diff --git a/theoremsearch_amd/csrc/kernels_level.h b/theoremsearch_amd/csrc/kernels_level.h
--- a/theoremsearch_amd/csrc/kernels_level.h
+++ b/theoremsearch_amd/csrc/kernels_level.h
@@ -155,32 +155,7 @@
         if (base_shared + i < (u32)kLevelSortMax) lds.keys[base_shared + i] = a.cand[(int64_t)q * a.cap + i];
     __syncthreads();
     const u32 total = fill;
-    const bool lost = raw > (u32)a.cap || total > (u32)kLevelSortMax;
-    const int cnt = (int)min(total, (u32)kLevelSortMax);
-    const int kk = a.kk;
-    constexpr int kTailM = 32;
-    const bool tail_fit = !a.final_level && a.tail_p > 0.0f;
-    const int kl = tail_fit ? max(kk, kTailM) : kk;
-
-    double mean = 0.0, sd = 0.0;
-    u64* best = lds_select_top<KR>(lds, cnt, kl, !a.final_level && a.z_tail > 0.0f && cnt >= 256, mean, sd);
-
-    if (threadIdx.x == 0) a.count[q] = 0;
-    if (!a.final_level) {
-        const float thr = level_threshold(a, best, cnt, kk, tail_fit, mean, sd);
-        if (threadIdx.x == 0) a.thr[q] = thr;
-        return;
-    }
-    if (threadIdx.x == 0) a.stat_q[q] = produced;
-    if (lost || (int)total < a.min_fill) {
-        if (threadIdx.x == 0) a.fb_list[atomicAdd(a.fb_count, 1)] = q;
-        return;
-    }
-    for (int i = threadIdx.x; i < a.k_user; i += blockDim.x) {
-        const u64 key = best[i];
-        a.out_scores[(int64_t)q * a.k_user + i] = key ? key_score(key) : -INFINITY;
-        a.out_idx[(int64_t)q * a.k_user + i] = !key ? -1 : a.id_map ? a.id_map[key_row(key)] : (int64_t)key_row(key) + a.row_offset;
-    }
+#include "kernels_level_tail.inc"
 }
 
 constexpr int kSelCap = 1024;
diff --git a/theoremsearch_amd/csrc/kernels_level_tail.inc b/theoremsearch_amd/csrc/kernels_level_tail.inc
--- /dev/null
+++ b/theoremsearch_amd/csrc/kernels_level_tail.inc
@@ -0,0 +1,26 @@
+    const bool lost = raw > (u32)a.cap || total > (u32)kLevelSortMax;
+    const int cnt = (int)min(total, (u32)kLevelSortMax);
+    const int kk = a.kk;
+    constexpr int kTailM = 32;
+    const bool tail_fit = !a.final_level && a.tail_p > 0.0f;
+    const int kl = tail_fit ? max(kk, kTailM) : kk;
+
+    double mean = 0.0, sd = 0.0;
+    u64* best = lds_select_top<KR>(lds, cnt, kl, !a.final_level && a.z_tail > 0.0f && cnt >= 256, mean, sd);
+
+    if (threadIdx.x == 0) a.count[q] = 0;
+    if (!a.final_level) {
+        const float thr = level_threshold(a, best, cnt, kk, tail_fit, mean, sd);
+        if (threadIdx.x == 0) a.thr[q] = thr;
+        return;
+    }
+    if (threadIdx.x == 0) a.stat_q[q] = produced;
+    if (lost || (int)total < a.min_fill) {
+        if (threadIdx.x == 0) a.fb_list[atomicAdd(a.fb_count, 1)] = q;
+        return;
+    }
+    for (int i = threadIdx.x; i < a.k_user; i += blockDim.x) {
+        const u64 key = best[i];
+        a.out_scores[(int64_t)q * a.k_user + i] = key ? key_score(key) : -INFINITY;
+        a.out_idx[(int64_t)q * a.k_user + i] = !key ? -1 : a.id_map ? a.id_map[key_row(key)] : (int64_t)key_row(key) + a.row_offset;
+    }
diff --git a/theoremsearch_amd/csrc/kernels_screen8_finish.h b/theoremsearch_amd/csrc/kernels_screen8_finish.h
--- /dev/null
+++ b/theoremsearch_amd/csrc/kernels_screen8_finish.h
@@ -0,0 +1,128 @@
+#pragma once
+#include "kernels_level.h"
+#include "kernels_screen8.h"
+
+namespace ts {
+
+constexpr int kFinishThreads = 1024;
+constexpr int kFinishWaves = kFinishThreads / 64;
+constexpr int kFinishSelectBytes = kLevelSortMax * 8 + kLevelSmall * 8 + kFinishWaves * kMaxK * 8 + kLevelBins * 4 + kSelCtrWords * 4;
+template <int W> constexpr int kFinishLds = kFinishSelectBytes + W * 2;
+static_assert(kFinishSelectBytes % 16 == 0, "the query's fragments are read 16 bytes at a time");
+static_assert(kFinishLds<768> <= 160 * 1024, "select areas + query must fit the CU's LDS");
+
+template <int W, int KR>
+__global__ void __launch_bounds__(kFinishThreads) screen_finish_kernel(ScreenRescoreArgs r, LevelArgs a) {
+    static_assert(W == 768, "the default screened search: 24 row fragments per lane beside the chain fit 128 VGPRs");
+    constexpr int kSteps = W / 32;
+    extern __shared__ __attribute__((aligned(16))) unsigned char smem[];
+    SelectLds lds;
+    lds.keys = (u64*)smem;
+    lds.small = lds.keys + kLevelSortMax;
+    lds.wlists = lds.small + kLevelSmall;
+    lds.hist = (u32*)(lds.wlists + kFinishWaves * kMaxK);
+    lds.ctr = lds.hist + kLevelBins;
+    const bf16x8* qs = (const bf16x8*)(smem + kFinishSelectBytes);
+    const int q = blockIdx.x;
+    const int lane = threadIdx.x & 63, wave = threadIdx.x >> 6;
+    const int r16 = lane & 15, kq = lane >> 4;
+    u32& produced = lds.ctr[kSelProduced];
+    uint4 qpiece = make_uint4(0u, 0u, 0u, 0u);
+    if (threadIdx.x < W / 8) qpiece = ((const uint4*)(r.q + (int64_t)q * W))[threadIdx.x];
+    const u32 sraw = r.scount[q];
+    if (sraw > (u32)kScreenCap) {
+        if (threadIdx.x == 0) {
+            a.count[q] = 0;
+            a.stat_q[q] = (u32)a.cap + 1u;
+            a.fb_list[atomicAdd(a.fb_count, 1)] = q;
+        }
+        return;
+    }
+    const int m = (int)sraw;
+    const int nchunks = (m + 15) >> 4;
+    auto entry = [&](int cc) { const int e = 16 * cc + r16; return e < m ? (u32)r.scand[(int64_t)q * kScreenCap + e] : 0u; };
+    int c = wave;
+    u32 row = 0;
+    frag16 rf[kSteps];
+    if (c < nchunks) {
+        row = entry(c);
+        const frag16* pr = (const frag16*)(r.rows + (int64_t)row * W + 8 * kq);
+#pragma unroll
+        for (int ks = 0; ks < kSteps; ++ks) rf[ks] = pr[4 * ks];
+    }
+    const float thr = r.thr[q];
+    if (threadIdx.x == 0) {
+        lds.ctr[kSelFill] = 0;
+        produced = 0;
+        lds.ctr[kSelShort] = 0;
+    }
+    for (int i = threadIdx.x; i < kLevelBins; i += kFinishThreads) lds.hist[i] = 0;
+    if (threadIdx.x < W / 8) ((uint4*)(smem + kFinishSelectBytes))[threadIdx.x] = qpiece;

::::

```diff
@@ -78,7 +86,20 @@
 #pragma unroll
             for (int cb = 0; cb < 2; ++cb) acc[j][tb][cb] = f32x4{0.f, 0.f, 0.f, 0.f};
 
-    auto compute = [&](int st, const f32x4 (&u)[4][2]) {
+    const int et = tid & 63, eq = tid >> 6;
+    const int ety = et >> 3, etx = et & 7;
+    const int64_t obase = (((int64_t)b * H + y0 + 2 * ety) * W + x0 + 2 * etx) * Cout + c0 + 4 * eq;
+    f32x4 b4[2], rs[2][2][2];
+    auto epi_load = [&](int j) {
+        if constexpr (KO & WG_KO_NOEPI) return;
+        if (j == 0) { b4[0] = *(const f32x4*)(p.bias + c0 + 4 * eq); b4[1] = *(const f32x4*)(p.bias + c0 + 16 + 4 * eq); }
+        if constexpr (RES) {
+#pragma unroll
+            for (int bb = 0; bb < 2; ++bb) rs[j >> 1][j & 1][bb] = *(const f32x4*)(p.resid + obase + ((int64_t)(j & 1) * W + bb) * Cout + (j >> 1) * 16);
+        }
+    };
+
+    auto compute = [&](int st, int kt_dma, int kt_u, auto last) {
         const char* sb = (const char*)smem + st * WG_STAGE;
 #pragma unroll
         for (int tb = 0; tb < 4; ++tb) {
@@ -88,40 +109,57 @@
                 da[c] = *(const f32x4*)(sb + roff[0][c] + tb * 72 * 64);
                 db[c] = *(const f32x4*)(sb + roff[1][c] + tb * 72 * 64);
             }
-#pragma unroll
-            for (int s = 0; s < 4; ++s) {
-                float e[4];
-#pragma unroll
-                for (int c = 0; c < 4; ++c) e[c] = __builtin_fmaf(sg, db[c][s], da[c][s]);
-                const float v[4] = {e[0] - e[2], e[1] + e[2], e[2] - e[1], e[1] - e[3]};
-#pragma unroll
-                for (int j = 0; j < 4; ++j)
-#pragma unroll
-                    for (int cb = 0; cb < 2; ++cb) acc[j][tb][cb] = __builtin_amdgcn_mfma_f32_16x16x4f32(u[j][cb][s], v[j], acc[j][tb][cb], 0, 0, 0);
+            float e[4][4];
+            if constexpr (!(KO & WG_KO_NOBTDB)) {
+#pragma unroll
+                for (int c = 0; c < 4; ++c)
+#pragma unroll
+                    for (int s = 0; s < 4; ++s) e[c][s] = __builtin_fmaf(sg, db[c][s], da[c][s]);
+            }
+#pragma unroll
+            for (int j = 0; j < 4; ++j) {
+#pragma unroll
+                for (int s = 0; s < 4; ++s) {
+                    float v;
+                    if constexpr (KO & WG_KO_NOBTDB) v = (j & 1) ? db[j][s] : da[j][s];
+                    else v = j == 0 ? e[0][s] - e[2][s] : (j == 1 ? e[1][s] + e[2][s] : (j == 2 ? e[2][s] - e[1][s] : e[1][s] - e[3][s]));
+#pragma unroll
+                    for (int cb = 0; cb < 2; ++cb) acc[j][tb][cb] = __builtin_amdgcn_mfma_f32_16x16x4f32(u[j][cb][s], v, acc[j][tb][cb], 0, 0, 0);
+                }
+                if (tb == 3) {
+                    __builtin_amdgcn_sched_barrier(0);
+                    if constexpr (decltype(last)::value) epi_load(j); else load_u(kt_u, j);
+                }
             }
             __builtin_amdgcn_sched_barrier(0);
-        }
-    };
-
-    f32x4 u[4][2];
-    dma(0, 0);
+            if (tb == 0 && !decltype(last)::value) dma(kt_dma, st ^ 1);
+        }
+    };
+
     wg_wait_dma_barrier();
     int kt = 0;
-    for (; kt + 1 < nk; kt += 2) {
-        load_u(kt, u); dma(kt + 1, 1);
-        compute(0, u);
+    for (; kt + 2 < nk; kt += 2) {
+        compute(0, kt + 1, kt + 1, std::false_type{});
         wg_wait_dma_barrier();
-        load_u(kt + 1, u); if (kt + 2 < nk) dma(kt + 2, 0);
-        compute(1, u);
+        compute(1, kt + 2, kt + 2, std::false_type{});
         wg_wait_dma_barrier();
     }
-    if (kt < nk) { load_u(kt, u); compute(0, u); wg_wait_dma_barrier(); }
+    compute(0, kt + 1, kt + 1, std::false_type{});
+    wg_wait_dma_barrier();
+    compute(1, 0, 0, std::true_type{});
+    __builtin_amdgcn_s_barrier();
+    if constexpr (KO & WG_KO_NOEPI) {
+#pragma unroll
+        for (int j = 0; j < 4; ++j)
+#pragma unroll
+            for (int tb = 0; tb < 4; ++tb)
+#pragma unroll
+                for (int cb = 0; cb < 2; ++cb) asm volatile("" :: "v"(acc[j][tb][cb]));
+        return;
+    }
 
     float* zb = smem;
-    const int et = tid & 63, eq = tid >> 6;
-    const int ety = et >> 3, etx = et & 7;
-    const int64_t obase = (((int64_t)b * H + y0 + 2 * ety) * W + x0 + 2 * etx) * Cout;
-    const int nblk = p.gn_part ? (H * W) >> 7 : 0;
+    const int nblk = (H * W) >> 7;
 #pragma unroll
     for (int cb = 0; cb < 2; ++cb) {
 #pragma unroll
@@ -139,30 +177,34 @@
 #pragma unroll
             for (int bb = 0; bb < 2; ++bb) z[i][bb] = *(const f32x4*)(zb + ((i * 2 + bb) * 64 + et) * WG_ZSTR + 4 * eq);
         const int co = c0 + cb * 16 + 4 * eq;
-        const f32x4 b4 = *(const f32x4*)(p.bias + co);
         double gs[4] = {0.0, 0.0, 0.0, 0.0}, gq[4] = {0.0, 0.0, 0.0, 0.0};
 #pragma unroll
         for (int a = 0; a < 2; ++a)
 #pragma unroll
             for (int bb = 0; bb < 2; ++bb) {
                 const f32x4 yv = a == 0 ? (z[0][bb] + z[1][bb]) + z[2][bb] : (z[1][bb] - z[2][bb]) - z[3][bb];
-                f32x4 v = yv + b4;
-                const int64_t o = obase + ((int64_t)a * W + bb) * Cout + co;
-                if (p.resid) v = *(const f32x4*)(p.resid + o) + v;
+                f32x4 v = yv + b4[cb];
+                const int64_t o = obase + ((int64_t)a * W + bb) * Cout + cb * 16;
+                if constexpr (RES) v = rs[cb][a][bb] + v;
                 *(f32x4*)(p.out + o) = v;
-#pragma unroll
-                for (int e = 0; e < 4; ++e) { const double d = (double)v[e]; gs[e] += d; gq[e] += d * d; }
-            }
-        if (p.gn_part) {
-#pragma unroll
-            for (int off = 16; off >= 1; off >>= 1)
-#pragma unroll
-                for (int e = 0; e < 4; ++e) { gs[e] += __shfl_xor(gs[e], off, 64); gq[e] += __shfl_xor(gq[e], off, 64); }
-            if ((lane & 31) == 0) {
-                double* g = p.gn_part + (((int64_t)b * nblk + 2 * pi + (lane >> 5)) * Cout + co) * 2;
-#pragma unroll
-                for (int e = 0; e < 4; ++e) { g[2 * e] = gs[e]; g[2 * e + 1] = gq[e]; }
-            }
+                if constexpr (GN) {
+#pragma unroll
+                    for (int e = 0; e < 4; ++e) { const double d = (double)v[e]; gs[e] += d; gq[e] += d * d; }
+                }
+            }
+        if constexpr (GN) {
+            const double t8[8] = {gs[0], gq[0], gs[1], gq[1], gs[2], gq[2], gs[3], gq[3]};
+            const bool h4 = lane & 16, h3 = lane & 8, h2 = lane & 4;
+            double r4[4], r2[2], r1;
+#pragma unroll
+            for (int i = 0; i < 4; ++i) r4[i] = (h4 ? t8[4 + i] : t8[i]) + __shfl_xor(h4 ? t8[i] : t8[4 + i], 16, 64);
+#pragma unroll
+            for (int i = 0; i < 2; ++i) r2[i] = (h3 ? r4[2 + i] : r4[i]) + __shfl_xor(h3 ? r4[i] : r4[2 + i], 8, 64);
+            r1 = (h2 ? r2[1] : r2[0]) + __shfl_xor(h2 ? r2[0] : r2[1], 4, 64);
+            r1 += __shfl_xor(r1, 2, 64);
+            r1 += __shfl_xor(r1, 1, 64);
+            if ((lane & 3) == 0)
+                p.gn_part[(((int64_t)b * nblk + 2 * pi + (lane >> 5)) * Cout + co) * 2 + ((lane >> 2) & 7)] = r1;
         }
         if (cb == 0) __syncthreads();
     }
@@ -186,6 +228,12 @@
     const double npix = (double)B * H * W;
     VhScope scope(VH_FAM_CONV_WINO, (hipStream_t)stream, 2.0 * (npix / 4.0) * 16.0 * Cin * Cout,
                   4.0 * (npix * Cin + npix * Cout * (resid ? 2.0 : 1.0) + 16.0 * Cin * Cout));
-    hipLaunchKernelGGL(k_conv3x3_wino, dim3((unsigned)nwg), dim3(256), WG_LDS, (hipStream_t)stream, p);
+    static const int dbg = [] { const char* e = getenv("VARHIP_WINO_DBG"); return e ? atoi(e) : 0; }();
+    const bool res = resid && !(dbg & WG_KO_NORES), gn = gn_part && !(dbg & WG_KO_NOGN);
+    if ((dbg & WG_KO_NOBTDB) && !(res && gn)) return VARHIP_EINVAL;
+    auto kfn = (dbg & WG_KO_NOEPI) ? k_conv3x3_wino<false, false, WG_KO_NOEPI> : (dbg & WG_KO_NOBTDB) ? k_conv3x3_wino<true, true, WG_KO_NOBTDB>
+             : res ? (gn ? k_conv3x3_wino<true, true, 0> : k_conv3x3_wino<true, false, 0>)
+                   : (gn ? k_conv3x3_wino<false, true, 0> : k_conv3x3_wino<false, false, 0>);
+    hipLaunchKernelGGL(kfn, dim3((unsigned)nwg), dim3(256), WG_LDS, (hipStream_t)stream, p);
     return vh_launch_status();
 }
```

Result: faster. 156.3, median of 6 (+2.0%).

::::

EXERCISE AIM: Copy every line of the listing containing the string "double".

SOLVED PROBLEM:
-    double mean = 0.0, sd = 0.0;
+    double mean = 0.0, sd = 0.0;
         double gs[4] = {0.0, 0.0, 0.0, 0.0}, gq[4] = {0.0, 0.0, 0.0, 0.0};
-                for (int e = 0; e < 4; ++e) { const double d = (double)v[e]; gs[e] += d; gq[e] += d * d; }
-                double* g = p.gn_part + (((int64_t)b * nblk + 2 * pi + (lane >> 5)) * Cout + co) * 2;
+                    for (int e = 0; e < 4; ++e) { const double d = (double)v[e]; gs[e] += d; gq[e] += d * d; }
+            const double t8[8] = {gs[0], gq[0], gs[1], gq[1], gs[2], gq[2], gs[3], gq[3]};
+            double r4[4], r2[2], r1;
     const double npix = (double)B * H * W;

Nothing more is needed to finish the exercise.